Stored items:

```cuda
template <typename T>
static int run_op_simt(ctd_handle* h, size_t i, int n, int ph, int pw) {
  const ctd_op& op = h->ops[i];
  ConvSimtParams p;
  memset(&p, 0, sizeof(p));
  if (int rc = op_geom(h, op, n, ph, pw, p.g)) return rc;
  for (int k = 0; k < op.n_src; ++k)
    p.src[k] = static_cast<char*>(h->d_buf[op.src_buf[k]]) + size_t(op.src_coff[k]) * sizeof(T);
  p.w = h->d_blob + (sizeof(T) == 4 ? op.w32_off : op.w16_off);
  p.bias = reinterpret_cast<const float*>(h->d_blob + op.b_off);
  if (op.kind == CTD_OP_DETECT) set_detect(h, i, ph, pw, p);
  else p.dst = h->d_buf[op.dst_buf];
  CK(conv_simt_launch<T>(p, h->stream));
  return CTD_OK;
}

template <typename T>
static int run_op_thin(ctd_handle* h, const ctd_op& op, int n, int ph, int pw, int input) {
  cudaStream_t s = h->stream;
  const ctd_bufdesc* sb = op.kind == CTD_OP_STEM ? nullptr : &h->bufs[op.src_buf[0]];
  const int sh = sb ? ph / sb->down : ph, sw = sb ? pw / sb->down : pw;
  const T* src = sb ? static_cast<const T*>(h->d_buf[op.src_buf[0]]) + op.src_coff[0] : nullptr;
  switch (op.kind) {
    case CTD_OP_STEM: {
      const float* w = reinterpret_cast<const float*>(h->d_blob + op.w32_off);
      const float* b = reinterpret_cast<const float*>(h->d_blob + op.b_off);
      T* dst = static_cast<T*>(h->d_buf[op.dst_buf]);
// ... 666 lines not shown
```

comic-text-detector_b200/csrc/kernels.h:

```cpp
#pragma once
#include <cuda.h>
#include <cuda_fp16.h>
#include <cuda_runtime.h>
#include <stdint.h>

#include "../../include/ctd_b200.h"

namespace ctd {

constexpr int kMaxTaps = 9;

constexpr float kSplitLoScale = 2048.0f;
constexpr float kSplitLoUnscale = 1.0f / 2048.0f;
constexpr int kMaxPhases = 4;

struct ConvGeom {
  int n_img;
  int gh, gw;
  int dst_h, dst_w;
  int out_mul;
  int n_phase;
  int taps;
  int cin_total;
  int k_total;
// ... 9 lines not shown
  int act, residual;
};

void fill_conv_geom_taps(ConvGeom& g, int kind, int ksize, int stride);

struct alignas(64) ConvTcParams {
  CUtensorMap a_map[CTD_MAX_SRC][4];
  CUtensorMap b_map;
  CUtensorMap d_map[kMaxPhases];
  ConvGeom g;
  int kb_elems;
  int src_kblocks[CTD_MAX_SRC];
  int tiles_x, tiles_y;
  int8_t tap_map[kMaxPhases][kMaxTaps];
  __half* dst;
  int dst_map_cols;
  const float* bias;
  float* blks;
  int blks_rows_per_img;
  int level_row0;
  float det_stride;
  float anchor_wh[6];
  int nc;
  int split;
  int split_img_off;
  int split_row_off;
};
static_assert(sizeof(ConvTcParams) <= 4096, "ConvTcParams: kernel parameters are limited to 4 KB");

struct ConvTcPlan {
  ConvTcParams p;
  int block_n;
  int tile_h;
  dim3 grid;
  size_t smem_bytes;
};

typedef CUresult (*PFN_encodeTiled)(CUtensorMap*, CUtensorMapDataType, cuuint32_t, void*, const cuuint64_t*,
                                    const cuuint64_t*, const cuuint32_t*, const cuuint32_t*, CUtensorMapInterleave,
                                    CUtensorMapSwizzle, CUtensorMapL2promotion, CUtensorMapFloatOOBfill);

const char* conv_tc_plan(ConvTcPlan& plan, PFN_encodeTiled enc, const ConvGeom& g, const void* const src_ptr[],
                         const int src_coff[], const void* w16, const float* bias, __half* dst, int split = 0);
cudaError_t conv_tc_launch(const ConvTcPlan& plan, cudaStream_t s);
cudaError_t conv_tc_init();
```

Exercise brief
Write down the entries above again. Copy them word for word.

Task response
```cuda
template <typename T>
static int run_op_simt(ctd_handle* h, size_t i, int n, int ph, int pw) {
  const ctd_op& op = h->ops[i];
  ConvSimtParams p;
  memset(&p, 0, sizeof(p));
  if (int rc = op_geom(h, op, n, ph, pw, p.g)) return rc;
  for (int k = 0; k < op.n_src; ++k)
    p.src[k] = static_cast<char*>(h->d_buf[op.src_buf[k]]) + size_t(op.src_coff[k]) * sizeof(T);
  p.w = h->d_blob + (sizeof(T) == 4 ? op.w32_off : op.w16_off);
  p.bias = reinterpret_cast<const float*>(h->d_blob + op.b_off);
  if (op.kind == CTD_OP_DETECT) set_detect(h, i, ph, pw, p);
  else p.dst = h->d_buf[op.dst_buf];
  CK(conv_simt_launch<T>(p, h->stream));
  return CTD_OK;
}

template <typename T>
static int run_op_thin(ctd_handle* h, const ctd_op& op, int n, int ph, int pw, int input) {
  cudaStream_t s = h->stream;
  const ctd_bufdesc* sb = op.kind == CTD_OP_STEM ? nullptr : &h->bufs[op.src_buf[0]];
  const int sh = sb ? ph / sb->down : ph, sw = sb ? pw / sb->down : pw;
  const T* src = sb ? static_cast<const T*>(h->d_buf[op.src_buf[0]]) + op.src_coff[0] : nullptr;
  switch (op.kind) {
    case CTD_OP_STEM: {
      const float* w = reinterpret_cast<const float*>(h->d_blob + op.w32_off);
      const float* b = reinterpret_cast<const float*>(h->d_blob + op.b_off);
      T* dst = static_cast<T*>(h->d_buf[op.dst_buf]);
// ... 666 lines not shown
```

comic-text-detector_b200/csrc/kernels.h:

```cpp
#pragma once
#include <cuda.h>
#include <cuda_fp16.h>
#include <cuda_runtime.h>
#include <stdint.h>

#include "../../include/ctd_b200.h"

namespace ctd {

constexpr int kMaxTaps = 9;

constexpr float kSplitLoScale = 2048.0f;
constexpr float kSplitLoUnscale = 1.0f / 2048.0f;
constexpr int kMaxPhases = 4;

struct ConvGeom {
  int n_img;
  int gh, gw;
  int dst_h, dst_w;
  int out_mul;
  int n_phase;
  int taps;
  int cin_total;
  int k_total;
// ... 9 lines not shown
  int act, residual;
};

void fill_conv_geom_taps(ConvGeom& g, int kind, int ksize, int stride);

struct alignas(64) ConvTcParams {
  CUtensorMap a_map[CTD_MAX_SRC][4];
  CUtensorMap b_map;
  CUtensorMap d_map[kMaxPhases];
  ConvGeom g;
  int kb_elems;
  int src_kblocks[CTD_MAX_SRC];
  int tiles_x, tiles_y;
  int8_t tap_map[kMaxPhases][kMaxTaps];
  __half* dst;
  int dst_map_cols;
  const float* bias;
  float* blks;
  int blks_rows_per_img;
  int level_row0;
  float det_stride;
  float anchor_wh[6];
  int nc;
  int split;
  int split_img_off;
  int split_row_off;
};
static_assert(sizeof(ConvTcParams) <= 4096, "ConvTcParams: kernel parameters are limited to 4 KB");

struct ConvTcPlan {
  ConvTcParams p;
  int block_n;
  int tile_h;
  dim3 grid;
  size_t smem_bytes;
};

typedef CUresult (*PFN_encodeTiled)(CUtensorMap*, CUtensorMapDataType, cuuint32_t, void*, const cuuint64_t*,
                                    const cuuint64_t*, const cuuint32_t*, const cuuint32_t*, CUtensorMapInterleave,
                                    CUtensorMapSwizzle, CUtensorMapL2promotion, CUtensorMapFloatOOBfill);

const char* conv_tc_plan(ConvTcPlan& plan, PFN_encodeTiled enc, const ConvGeom& g, const void* const src_ptr[],
                         const int src_coff[], const void* w16, const float* bias, __half* dst, int split = 0);
cudaError_t conv_tc_launch(const ConvTcPlan& plan, cudaStream_t s);
cudaError_t conv_tc_init();
```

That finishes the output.